Dr. Wes: One might think it unwise in the current political climate to run as a Republican for Congress and be (a) gay; (b) dating an undocumented worker; and (c) sending explicit photos of yourself so engaged.
Yet that’s exactly what Arizona’s Pinal County Sheriff Paul Babeu did. He’s now stepped down as a volunteer for Mitt Romney to defend himself against allegations that he threatened to deport his Mexican paramour if he let the story slip.
Anthony Weiner, a Democrat from New York with a similar sexting problem, ended up out of a job, so foolishness knows no political bounds.
Apparently, neither Babeu nor Weiner read Double Take. If they did they’d have thought this through a little better, just as we’ve tried to do here since cameras became attached to cellphones, thereby creating tiny TV studios in everyone’s pocket.
It’s a silly state of affairs when we expect teenagers to have better ethics and personal conduct than the adults around them, particularly national figures who hold themselves out as visionaries for our country. Yet these dumb examples offer a unique opportunity to sit down with teens — who are, as a matter of neurology, less thoughtful of consequence — and discuss how easy it is now to send one’s moment of poor judgment all around the world.
In that discussion, parents might want to quote Sheriff Babeu, explaining that he sent these photos “to an individual that was meant only for their observation, not meant to be splashed on the Internet or TV, and there still needs to be some balance for privacy.”
Uh huh. I’ve heard that one quite a few times, usually from 16-year-olds who, shortly after a break-up, realized that their one true love has a hidden mean streak. One click, privacy vanishes.
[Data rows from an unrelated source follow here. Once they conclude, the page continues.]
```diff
diff --git a/slam-experiments_amd/slamhip/_lib.py b/slam-experiments_amd/slamhip/_lib.py
--- a/slam-experiments_amd/slamhip/_lib.py
+++ b/slam-experiments_amd/slamhip/_lib.py
@@ -77,6 +77,10 @@
     "slam_bf_set_engine": (c_int, [c_void_p, c_int]),
     "slam_bf_mx_plan_describe": (c_int, [c_int, c_int64, c_int64, POINTER(c_int32), POINTER(c_int32), c_int64, POINTER(c_int64)]),
     "slam_bf_mx_tile_describe": (c_int, [c_int, c_int64, c_int64, POINTER(c_int32)]),
+    "slam_bf_set_mx_feed": (c_int, [c_void_p, c_int]),
+    "slam_bf_mx_feed_describe": (c_int, [c_int, c_int64, c_int64, POINTER(c_int32)]),
+    "slam_bf_mx_image_bytes": (c_int, [c_void_p, POINTER(c_int64)]),
+    "slam_bf_mx_image_fill": (c_int, [c_void_p, c_int]),
     "slam_bf_reset_state": (c_int, [c_void_p]),
     "slam_bf_state_dirty": (c_int, [c_void_p, POINTER(c_int64)]),
     "slam_bf_match_filter": (c_int, [c_void_p, c_void_p, c_void_p, c_int64, c_int, c_double, c_void_p,
diff --git a/slam-experiments_amd/slamhip/device.py b/slam-experiments_amd/slamhip/device.py
--- a/slam-experiments_amd/slamhip/device.py
+++ b/slam-experiments_amd/slamhip/device.py
@@ -83,6 +83,17 @@
     def set_engine(self, engine: int = 0) -> None:
         check(self.lib.slam_bf_set_engine(self.handle, int(engine)))
 
+    def set_mx_feed(self, feed: int = 0) -> None:
+        check(self.lib.slam_bf_set_mx_feed(self.handle, int(feed)))
+
+    def mx_image_bytes(self) -> int:
+        n = ctypes.c_int64(-1)
+        check(self.lib.slam_bf_mx_image_bytes(self.handle, ctypes.byref(n)))
+        return n.value
+
+    def fill_mx_image(self, byte: int) -> None:
+        check(self.lib.slam_bf_mx_image_fill(self.handle, int(byte) & 0xFF))
+
     def state_dirty(self) -> int:
         n = ctypes.c_int64(-1)
         check(self.lib.slam_bf_state_dirty(self.handle, ctypes.byref(n)))
@@ -156,6 +167,12 @@
     return tile.value
 
 
+def mx_feed_describe(n: int, m: int, feed: int = 0) -> int:
+    out = ctypes.c_int32(0)
+    check(_lib.load().slam_bf_mx_feed_describe(int(feed), n, m, ctypes.byref(out)))
+    return out.value
+
+
 def plan_describe(n: int, m: int, num_cu: int = 256, qb_all: int = 0, rows_on_host: bool = False, **knobs):
     unknown = set(knobs) - set(PLAN_KNOBS)
     if unknown:
```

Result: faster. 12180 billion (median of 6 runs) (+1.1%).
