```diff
+__device__ inline int reset_env(MTStream& mt, const DevParams& p, const MapDesc& md, uint64_t* pk, uint8_t* pst,
+                                uint64_t* scratch) {
     const int lane = lane_id();
     const int A = p.A, P = p.P;
     const uint16_t* fl = p.free_cells + md.free_off;
     const int F = md.nfree;
-    int my_cell = 0;
-    int ntk = 0;
+    __builtin_assume(A >= 1 && P >= 1 && F >= 2);
+    int tk = 0x7fffffff;
     for (int i = 0; i < A; i++) {
-        const int k = randint(mt, 0, F - i);
+        const int k = F - 1 - i > 0 ? mt_draw_rng(mt, (uint32_t)(F - 1 - i)) : 0;
         int idx = k;
-        for (int q = 0; q < ntk; q++) {
-            const int tq = taken[q];
-            if (tq <= idx) idx++;
-            else break;
-        }
-        if (lane == 0) {
-            int q = ntk;
-            while (q > 0 && taken[q - 1] > idx) {
-                taken[q] = taken[q - 1];
-                q--;
-            }
-            taken[q] = (uint16_t)idx;
-        }
-        ntk++;
-        wave_sync();
-        if (lane == i) my_cell = fl[idx];
-    }
+        for (;;) {
+            const int nx = k + popc64(ballot(tk <= idx));
+            if (nx == idx) break;
+            idx = nx;
+        }
+        tk = lane == i ? idx : tk;
+    }
+    const int my_cell = lane < A ? fl[tk] : 0;
     const int N = md.H;
     const int lim = A < 20 ? A : 20;
+    const int lim_draw = p.T > 2 ? lim : P;
     for (int i = 0; i < P; i++) {
-        const int s_idx = randint(mt, 0, F);
+        const int s_idx = mt_draw<DRAW_CELL>(mt);
         int t_idx;
         do {
-            t_idx = randint(mt, 0, F);
+            t_idx = mt_draw<DRAW_CELL>(mt);
         } while (t_idx == s_idx);
-        const int to_dl = 10 + randint(mt, N / 2, 3 * N);
-        const int st = (i <= lim) ? 0 : randint(mt, 1, p.T);
+        const int to_dl = 10 + N / 2 + mt_draw<DRAW_SPAN>(mt);
+        int st = i <= lim ? 0 : 1;
+        if (i > lim_draw) st += mt_draw<DRAW_START>(mt);
         if (lane == 0) scratch[i] = pk_make(s_idx, t_idx, st, st + to_dl);
     }
     wave_sync();
@@ -329,24 +369,22 @@
         scratch[j] = pk_make(fl[pk_start(v)], fl[pk_target(v)], pk_st(v), pk_dl(v));
     }
     wave_sync();
+    const uint32_t* st_word = (const uint32_t*)scratch;
     for (int j0 = 0; j0 < P; j0 += WAVE) {
         const int j = j0 + lane;
-        uint64_t v = 0;
-        int sj = 0, rank = 0;
+        const uint32_t kj = j < P ? (st_word[2 * j + 1] << 16) | (uint32_t)j : 0u;
+        int rank = 0;
+        for (int i0 = 0; i0 < P; i0 += WAVE) {
+            const int ii = i0 + lane;
+            const uint32_t ki = ii < P ? (st_word[2 * ii + 1] << 16) | (uint32_t)ii : ~0u;
+            const int ni = min(WAVE, P - i0);
+            for (int l = 0; l < ni; l++) rank += (uint32_t)rdl((int)ki, l) < kj;
+        }
         if (j < P) {
-            v = scratch[j];
-            sj = pk_st(v);
-        }
-        for (int i = 0; i < P; i++) {
-            const int si = pk_st(scratch[i]);
-            rank += (si < sj) || (si == sj && i < j);
-        }
-        if (j < P) {
-            pk[rank] = v;
-        }
-    }
-    wave_sync();
-    for (int j = lane; j < P; j += WAVE) pst[j] = pk_st(pk[j]) == 0 ? ST_WAITING : ST_NONE;
+            pk[rank] = scratch[j];
+            pst[rank] = (kj >> 16) == 0 ? ST_WAITING : ST_NONE;
+        }
+    }
     wave_sync();
     return my_cell;
 }
diff --git a/marl-delivery_amd/csrc/mdl_kernels.hip b/marl-delivery_amd/csrc/mdl_kernels.hip
--- a/marl-delivery_amd/csrc/mdl_kernels.hip
+++ b/marl-delivery_amd/csrc/mdl_kernels.hip
@@ -33,12 +33,11 @@
     uint64_t* pk;
     uint64_t* scratch;
     uint32_t* mt;
-    uint16_t* taken;
     uint8_t* pst;
 };
 
 __host__ __device__ constexpr size_t reset_lds_bytes(int P) {
-    return align16(8 * (size_t)P) * 2 + align16(4 * MT_N) + align16(2 * 64) + align16((size_t)P);
+    return align16(8 * (size_t)P) * 2 + align16(4 * MT_N) + align16((size_t)P);
 }
 
 __device__ inline ResetLds reset_carve(unsigned char* b, int P) {
@@ -47,7 +46,6 @@
     L.pk = (uint64_t*)(b + o); o += align16(8 * (size_t)P);
     L.scratch = (uint64_t*)(b + o); o += align16(8 * (size_t)P);
     L.mt = (uint32_t*)(b + o); o += align16(4 * MT_N);
-    L.taken = (uint16_t*)(b + o); o += align16(2 * 64);
     L.pst = b + o;
     return L;
 }
@@ -58,17 +56,19 @@
     wave_sync();
 }
 
-__device__ inline void store_mt(const DevParams& p, int e, const uint32_t* key, int pos) {
-    uint32_t* g = p.mt + (size_t)e * MT_N;
-    for (int i = lane_id(); i < MT_N; i += WAVE) g[i] = key[i];
+__device__ inline void store_mt(const DevParams& p, int e, const uint32_t* key, int pos, bool keys) {
+    if (keys) {
+        uint32_t* g = p.mt + (size_t)e * MT_N;
+        for (int i = lane_id(); i < MT_N; i += WAVE) g[i] = key[i];
+    }
     if (lane_id() == 0) p.mt_pos[e] = pos;
 }
 
 __device__ inline int do_reset(const DevParams& p, int e, const MapDesc& md, ResetLds& L, bool seeded_in_lds) {
     if (!seeded_in_lds) load_mt(p, e, L.mt);
-    MTState ms{L.mt, seeded_in_lds ? MT_N : p.mt_pos[e]};
-    const int cell = reset_env(ms, p, md, L.pk, L.pst, L.scratch, L.taken);
-    store_mt(p, e, L.mt, ms.pos);
+    MTStream ms = reset_stream(L.mt, seeded_in_lds ? MT_N : uni(p.mt_pos[e]), p, md);
+    const int cell = reset_env(ms, p, md, L.pk, L.pst, L.scratch);
+    store_mt(p, e, L.mt, mt_pos(ms), ms.twists > 0 || seeded_in_lds);
     return cell;
 }
 
```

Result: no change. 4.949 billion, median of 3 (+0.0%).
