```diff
@@ -737,6 +738,12 @@
 #define AGBNP_FIVE(NC, AC)                                                                                              \
   do {                                                                                                                 \
     const size_t lds = TreeStore<NC, AC>::kBytes;                                                                      \
+    if (A.defer_grad) {                                                                                                \
+      if (dev && posq) return launch_five(k_tree_cavity_five<NC, AC, kBS, true, true, true>, grid, lds, A, P, slots, st); \
+      if (dev) return launch_five(k_tree_cavity_five<NC, AC, kBS, true, false, true>, grid, lds, A, P, slots, st);     \
+      if (posq) return launch_five(k_tree_cavity_five<NC, AC, kBS, false, true, true>, grid, lds, A, P, slots, st);    \
+      return launch_five(k_tree_cavity_five<NC, AC, kBS, false, false, true>, grid, lds, A, P, slots, st);             \
+    }                                                                                                                  \
     if (dev && posq) return launch_five(k_tree_cavity_five<NC, AC, kBS, true, true>, grid, lds, A, P, slots, st);      \
     if (dev) return launch_five(k_tree_cavity_five<NC, AC, kBS, true, false>, grid, lds, A, P, slots, st);             \
     if (posq) return launch_five(k_tree_cavity_five<NC, AC, kBS, false, true>, grid, lds, A, P, slots, st);            \
```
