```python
from . import _dev as D
from . import _native as N
from . import dsp_plan as P
from . import iqio
from .channelizer import (_KERNEL_CACHE, _KERNEL_CACHE_LOCK, _KERNEL_CACHE_MAX, _TAPS_MEMO, ChannelBank,
                          Channelizer, _as_frames, _cached_kernel, _ChannelKernel, _taps_fingerprint, immutable_taps)
from .decoders import create_decoder
from .decoders.adsb import AdsbCore, parse_frames as adsb_parse_frames
from .decoders.ais import AisCore, parse_frames as ais_parse_frames
from .decoders.ax25 import AfskCore, parse_frames as ax25_parse_frames
from .decoders.pocsag import PocsagCore, parse_batches as pocsag_parse_batches
from .decoders.rds import RdsCore, result_from as rds_result_from
from .decoders.acars import AcarsCore, parse_messages as acars_parse_messages
# ... 431 lines not shown
                raise ValueError("pocsag=True needs an nfm target: POCSAG is 2-FSK on a narrowband FM channel (--demod nfm)")
            self.pocsag_core = PocsagCore(P.plan_pocsag(fs_channel))
            self._pocsag_prev = D.from_numpy(np.array([1 + 0j], dtype=np.complex64))
        self.afsk_core = None
        if ax25:
            if self.params.mode != N.DEMOD_MODE["nfm"]:
                raise ValueError("ax25=True needs an nfm target: AX.25 here is Bell-202 AFSK on a narrowband FM channel (--demod nfm)")
            self.afsk_core = AfskCore(P.plan_afsk(fs_channel))
            self._afsk_prev = D.from_numpy(np.array([1 + 0j], dtype=np.complex64))
        self.tones_core = None
        if tones:
            if self.params.mode != N.DEMOD_MODE["nfm"]:
                raise ValueError("tones=True needs an nfm target: CTCSS and DTMF ride on a narrowband FM voice channel (--demod nfm)")
            self.tones_core = TonesCore(P.plan_tones(fs_channel))
            self._tones_prev = D.from_numpy(np.array([1 + 0j], dtype=np.complex64))
        self.acars_core = None
        if acars:
            if self.params.mode != N.DEMOD_MODE["am"]:
                raise ValueError("acars=True needs an am target: ACARS is audio MSK on an AM airband carrier (--demod am)")
            self.acars_core = AcarsCore(P.plan_acars(fs_channel))
        self.ais_core = None
        if ais:
            if self.params.mode != N.DEMOD_MODE["nfm"]:
                raise ValueError("ais=True needs an nfm target: AIS is 9600 bit/s GMSK on a narrowband FM channel (--demod nfm)")
            self.ais_core = AisCore(P.plan_ais(fs_channel))
            self._ais_prev = D.from_numpy(np.array([1 + 0j], dtype=np.complex64))
        self.adsb_core = None
        if adsb:
            if self.params.mode != N.DEMOD_MODE["am"]:
                raise ValueError("adsb=True needs an am target: Mode S squitters are pulses on a 1090 MHz AM channel (--demod am)")
            self.adsb_core = AdsbCore(P.plan_adsb(fs_channel))
        self._needs_scratch = self.params.mode in (N.DEMOD_MODE["usb"], N.DEMOD_MODE["lsb"]) and bool(self.params.agc_enabled)
        self.chunk_sumsq: list = []
        self._blk = None
        self._starts_key = None
        self._fresh = False
        self._from_reset = False
        self._alloc_block(0)

    _STATE0 = np.array([1.0, 0, 0, 0, 0, 0, 0, 0], dtype=np.float32)

    def _alloc_block(self, n_chunks: int) -> None:
        torch = D.torch_mod()
        img = np.zeros(64 + n_chunks * 64, dtype=np.uint8)
        img[:32] = self._STATE0.view(np.uint8)
        self._img, self._img_host = img, None
        self._blk = D.from_numpy(img)
        self._n_chunks = n_chunks
        self.state_dev = self._blk[:32].view(torch.float32)
        self.peak_dev = self._blk[32:36].view(torch.float32)
        self._sumsq = self._blk[64:].view(torch.float64)
        self._fresh = True

    def reset(self, force: bool = False) -> None:
        self.chunk_sumsq = []
        if self.pocsag_core is not None:
            self.pocsag_core.reset()
            self._pocsag_prev = D.from_numpy(np.array([1 + 0j], dtype=np.complex64))
        if self.afsk_core is not None:
            self.afsk_core.reset()
            self._afsk_prev = D.from_numpy(np.array([1 + 0j], dtype=np.complex64))
        if self.tones_core is not None:
            self.tones_core.reset()
            self._tones_prev = D.from_numpy(np.array([1 + 0j], dtype=np.complex64))
        if self.acars_core is not None:
            self.acars_core.reset()
        if self.adsb_core is not None:
            self.adsb_core.reset()
        if self.ais_core is not None:
            self.ais_core.reset()
            self._ais_prev = D.from_numpy(np.array([1 + 0j], dtype=np.complex64))
        if self._fresh and not force:
            return
        self._from_reset = True
        self._fresh = True

    def prepare(self, n: int, chunk_starts: np.ndarray):
        starts64 = np.ascontiguousarray(chunk_starts, dtype=np.int64)
        key = (n, len(starts64), hash(starts64.tobytes()))
        if key != self._starts_key:
            self._starts_dev = D.from_numpy(starts64)
            self._work = D.empty(int(N.lib().iqa_scan_workspace_bytes(n)), "uint8")
            self._scratch = D.empty(n, "float32") if self._needs_scratch else None
            self._starts_key = key
        if self._fresh and not self.chunk_sumsq:
            if len(starts64) != self._n_chunks:
                self._alloc_block(len(starts64))
            sumsq = self._sumsq
        else:
            sumsq = D.zeros(len(starts64) * 8, "float64")
        self._prepared = (n, len(starts64), self._starts_dev, sumsq, self._work, self._scratch)

    def process(self, z_dev, chunk_starts: np.ndarray, out_dev):
        n = int(z_dev.numel())
        if n == 0:
            return
        prep = getattr(self, "_prepared", None)
        if prep is None or prep[0] != n or prep[1] != len(chunk_starts):
            self.prepare(n, chunk_starts)
        _, _, starts_dev, sumsq, work, scratch = self._prepared
        self._prepared = None
        self._fresh = False
        entry = "iqa_demodulate_from_reset" if self._from_reset else "iqa_demodulate"
        self._from_reset = False
        N.call(entry, byref(self.params), N.ptr(z_dev), c_int64(n), N.ptr(self.state_dev), N.ptr(starts_dev),
               c_int64(len(chunk_starts)), N.ptr(self.peak_dev), N.ptr(sumsq), N.ptr(out_dev), N.ptr(scratch), N.ptr(work),
               N.stream_ptr())
        counts = np.diff(np.append(chunk_starts, n))
        self.chunk_sumsq.append((sumsq, counts))
        if self.pocsag_core is not None:
            theta = D.empty(n, "float32")
            N.call("iqa_quadrature", N.ptr(z_dev), c_int64(n), N.ptr(self._pocsag_prev), N.ptr(theta), N.stream_ptr())
            self.pocsag_core.process(theta)
        if self.afsk_core is not None:
            theta = D.empty(n, "float32")
            N.call("iqa_quadrature", N.ptr(z_dev), c_int64(n), N.ptr(self._afsk_prev), N.ptr(theta), N.stream_ptr())
            self.afsk_core.process(theta)
        if self.tones_core is not None:
            theta = D.empty(n, "float32")
            N.call("iqa_quadrature", N.ptr(z_dev), c_int64(n), N.ptr(self._tones_prev), N.ptr(theta), N.stream_ptr())
            self.tones_core.process(theta)
        if self.acars_core is not None:
            env = D.empty(n, "float32")
            N.call("iqa_envelope", N.ptr(z_dev), c_int64(n), N.ptr(env), N.stream_ptr())
            self.acars_core.process(env)
# ... 789 lines not shown
```
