static int aggrlc_verify(const g1_t *d_agg, const g2_t *d_hm, const g2aff_t *d_saff,
                         const int32_t *d_sflags, const int32_t *d_hok,
                         int32_t *d_res, size_t batch) {
    size_t nc = (batch + AGGRLC_CHUNK - 1) / AGGRLC_CHUNK;
    const int leg = aggrlc_sigleg(batch);
    const size_t nx = leg ? nc : 0;
    std::vector<uint64_t> scalars(batch);
    if (!rlc_draw_scalars(scalars.data(), batch)) return AGGRLC_FALLBACK;
    FreeClock fclk;
    uint64_t t_alloc = host_now_ns();
    const size_t f_bytes = (batch + nx) * sizeof(fp12_t);
    const size_t b_bytes = leg ? batch * sizeof(g2_t) : 0;
    DevBuf dsc(batch * 8), dF(f_bytes + b_bytes + nx * sizeof(g2aff_t)), delig(batch * 4);
    DevBuf dFC(nc * sizeof(fp12_t)), dcs((3 * nc + nx) * 4);
    g_host_ns[0] += host_now_ns() - t_alloc;
    FreeClockArm farm(fclk);
    if (dsc.err || dF.err || delig.err || dFC.err || dcs.err) {
        (void)hipGetLastError();
        return AGGRLC_FALLBACK;
    }
    fp12_t *d_F = dF.as<fp12_t>();
    g2_t *d_B = (g2_t *)((uint8_t *)dF.p + f_bytes);
    g2aff_t *d_S = (g2aff_t *)((uint8_t *)dF.p + f_bytes + b_bytes);
    EventSet<1> up;
    if (up.err != hipSuccess) return HBLS_ERR;
    HIP_OK(upload_then_wait(dsc.p, scalars.data(), batch * 8, up[0]));
    int32_t *d_ccnt = dcs.as<int32_t>(), *d_cforce = d_ccnt + nc, *d_verdict = d_cforce + nc;
    int32_t *d_sf = d_verdict + nc;
    EventSet<5> ev;
    if (ev.err != hipSuccess) return HBLS_ERR;
    (void)hipEventRecord(ev[0], 0);
    if (leg) {
        hipLaunchKernelGGL(k_aggrlc_sigscale, dim3((uint32_t)((batch + 63) / 64)), dim3(64), 0, 0,
                           d_agg, d_saff, d_sflags, d_hok, dsc.as<uint64_t>(), d_B,
                           delig.as<int32_t>(), d_res, (int)batch);
        hipLaunchKernelGGL(k_aggrlc_sigsum, dim3((uint32_t)nc), dim3(AGGRLC_CHUNK), 0, 0,
                           d_B, (int)batch, (int)nc, d_S, d_sf);
    }
    (void)hipEventRecord(ev[1], 0);
    if (leg)
        hipLaunchKernelGGL(k_aggrlc_miller1, dim3((uint32_t)((batch + nc + 63) / 64)), dim3(64),
                           0, 0, d_agg, d_hm, dsc.as<uint64_t>(), d_S, d_sf, d_F,
                           delig.as<int32_t>(), d_res, (int)batch, (int)nc);
    else
        hipLaunchKernelGGL(k_aggrlc_miller, dim3((uint32_t)((batch + 63) / 64)), dim3(64), 0, 0,
                           d_agg, d_hm, d_saff, d_sflags, d_hok, dsc.as<uint64_t>(),
                           g_aggrlc_gtab, d_F, delig.as<int32_t>(), d_res, (int)batch);
    (void)hipEventRecord(ev[2], 0);
    hipLaunchKernelGGL(k_aggrlc_chunk_prod, dim3((uint32_t)nc), dim3(AGGRLC_CHUNK), 0, 0,
                       d_F, delig.as<int32_t>(), (int)batch, (int)nc,
                       dFC.as<fp12_t>(), d_ccnt, d_cforce,
                       leg ? d_F + batch : (const fp12_t *)nullptr);
    (void)hipEventRecord(ev[3], 0);
    launch_aggrlc_final(aggrlc_final_kernel(), dFC.as<fp12_t>(), d_ccnt, d_cforce,
                        d_verdict, (int)nc);
    (void)hipEventRecord(ev[4], 0);
    std::vector<int32_t> hc(3 * nc);
    hipError_t e = hipMemcpy(hc.data(), dcs.p, 3 * nc * 4, hipMemcpyDeviceToHost);
    if (e == hipSuccess) e = hipGetLastError();
    for (int i = 0; i < 4; i++) {
        float ms = 0;
        if (e == hipSuccess && (i || leg)) (void)hipEventElapsedTime(&ms, ev[i], ev[i + 1]);
        g_stage_ns[i ? 3 + i : 7] = (uint64_t)(ms * 1e6);
    }
    HIP_OK(e);

    std::vector<uint32_t> failed;
    for (size_t c = 0; c < nc; c++) {
        if (hc[c] <= 0) continue;
        g_aggrlc_stats[0]++;
        if (hc[2 * nc + c] == 1) continue;
        g_aggrlc_stats[1]++;
        failed.push_back((uint32_t)c);
    }
    if (failed.empty()) return HBLS_OK;

    std::vector<int32_t> helig(batch);
    HIP_OK(hipMemcpy(helig.data(), delig.p, batch * 4, hipMemcpyDeviceToHost));
    std::vector<uint32_t> sel;
    for (uint32_t c : failed)
        for (size_t i = (size_t)c * AGGRLC_CHUNK;
             i < batch && i < ((size_t)c + 1) * AGGRLC_CHUNK; i++)
            if (helig[i]) sel.push_back((uint32_t)i);
    size_t ns = sel.size();
    g_aggrlc_stats[2] = (uint32_t)ns;
    if (!ns) return HBLS_OK;
    DevBuf dsel(ns * 4);
    if (dsel.err) return HBLS_ERR;
    HIP_OK(hipMemcpy(dsel.p, sel.data(), ns * 4, hipMemcpyHostToDevice));
    hipLaunchKernelGGL(k_verify_sel, dim3((uint32_t)((ns + 63) / 64)), dim3(64), 0, 0,
                       dsel.as<uint32_t>(), (int)ns, d_agg, d_hm, d_saff, d_sflags, d_hok,
                       d_res, (int)batch);
    HIP_OK(hipGetLastError());
    return HBLS_OK;
}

Welcome to the 21st century.
This little news item prompted me to ask my network of teens where they now stand on the whole issue of sexting.
While opinions differ, the consensus is that text-based sexting is now so common that it’s considered “no thing.” It’s just a different way of saying the same explicit things kids have said verbally for years.
And the fact that it leaves a permanent electronic trail? That seems both well known and strangely unimportant.
Even more surprising in my teen sample was the way homemade sexual images are now perceived. One teen told me, “If a picture of someone gets out, it’s not really considered that big a deal. Basically I’d just say, ‘That’s really immature that you have that picture of me on your phone, when it’s not yours.’”
Sorry, kids, it is a big deal to make those images, to keep them and to transmit them. If it’s not bad enough that your parents may come upon them now, or your own kids in 20 years, remember that explicit images of minors are, by legal definition, child pornography. It may sound like a fun way to share your love with your partner, but ask Sheriff Babeu and former U.S. Rep. Weiner how well that turned out.
Miranda: I remember the first time I begged my parents for unlimited texting. I was in junior high, and they said, “No. You’re too young.”
I look back now realizing how silly I was and laugh, yet I’ve always wondered what the effect will be on kids younger than me growing up immersed in technology. We are the “guinea pig” generation for many social technologies like Twitter, Facebook and texting. Where will they lead us?
As Wes points out, the biggest problem with being early adopters is that we can’t seem to understand that anything you send, good or bad, remains on the Internet or someone’s server or hard drive forever.
In my opinion, the worst-case scenario is sexting. Countless times a good politician or other public figure is destroyed by a high-tech scandal.
So, heed our warning one more time readers, young and old: Don’t EVER send pictures of yourself though your phone or on the Internet to anyone. If the photos get out, this can be damaging for your reputation and your self-esteem.
While teenage boy A may promise to never show anyone those shots, with one swift click he can send it to teenage boys B, C and D. Then your private body becomes open for public discussion, as you are literally exposed to the student body.
By the time you graduate high school, you’ll know at least one girl who’s made this mistake. That sad truth is one of the prices people pay for hitting send before thinking about the consequences.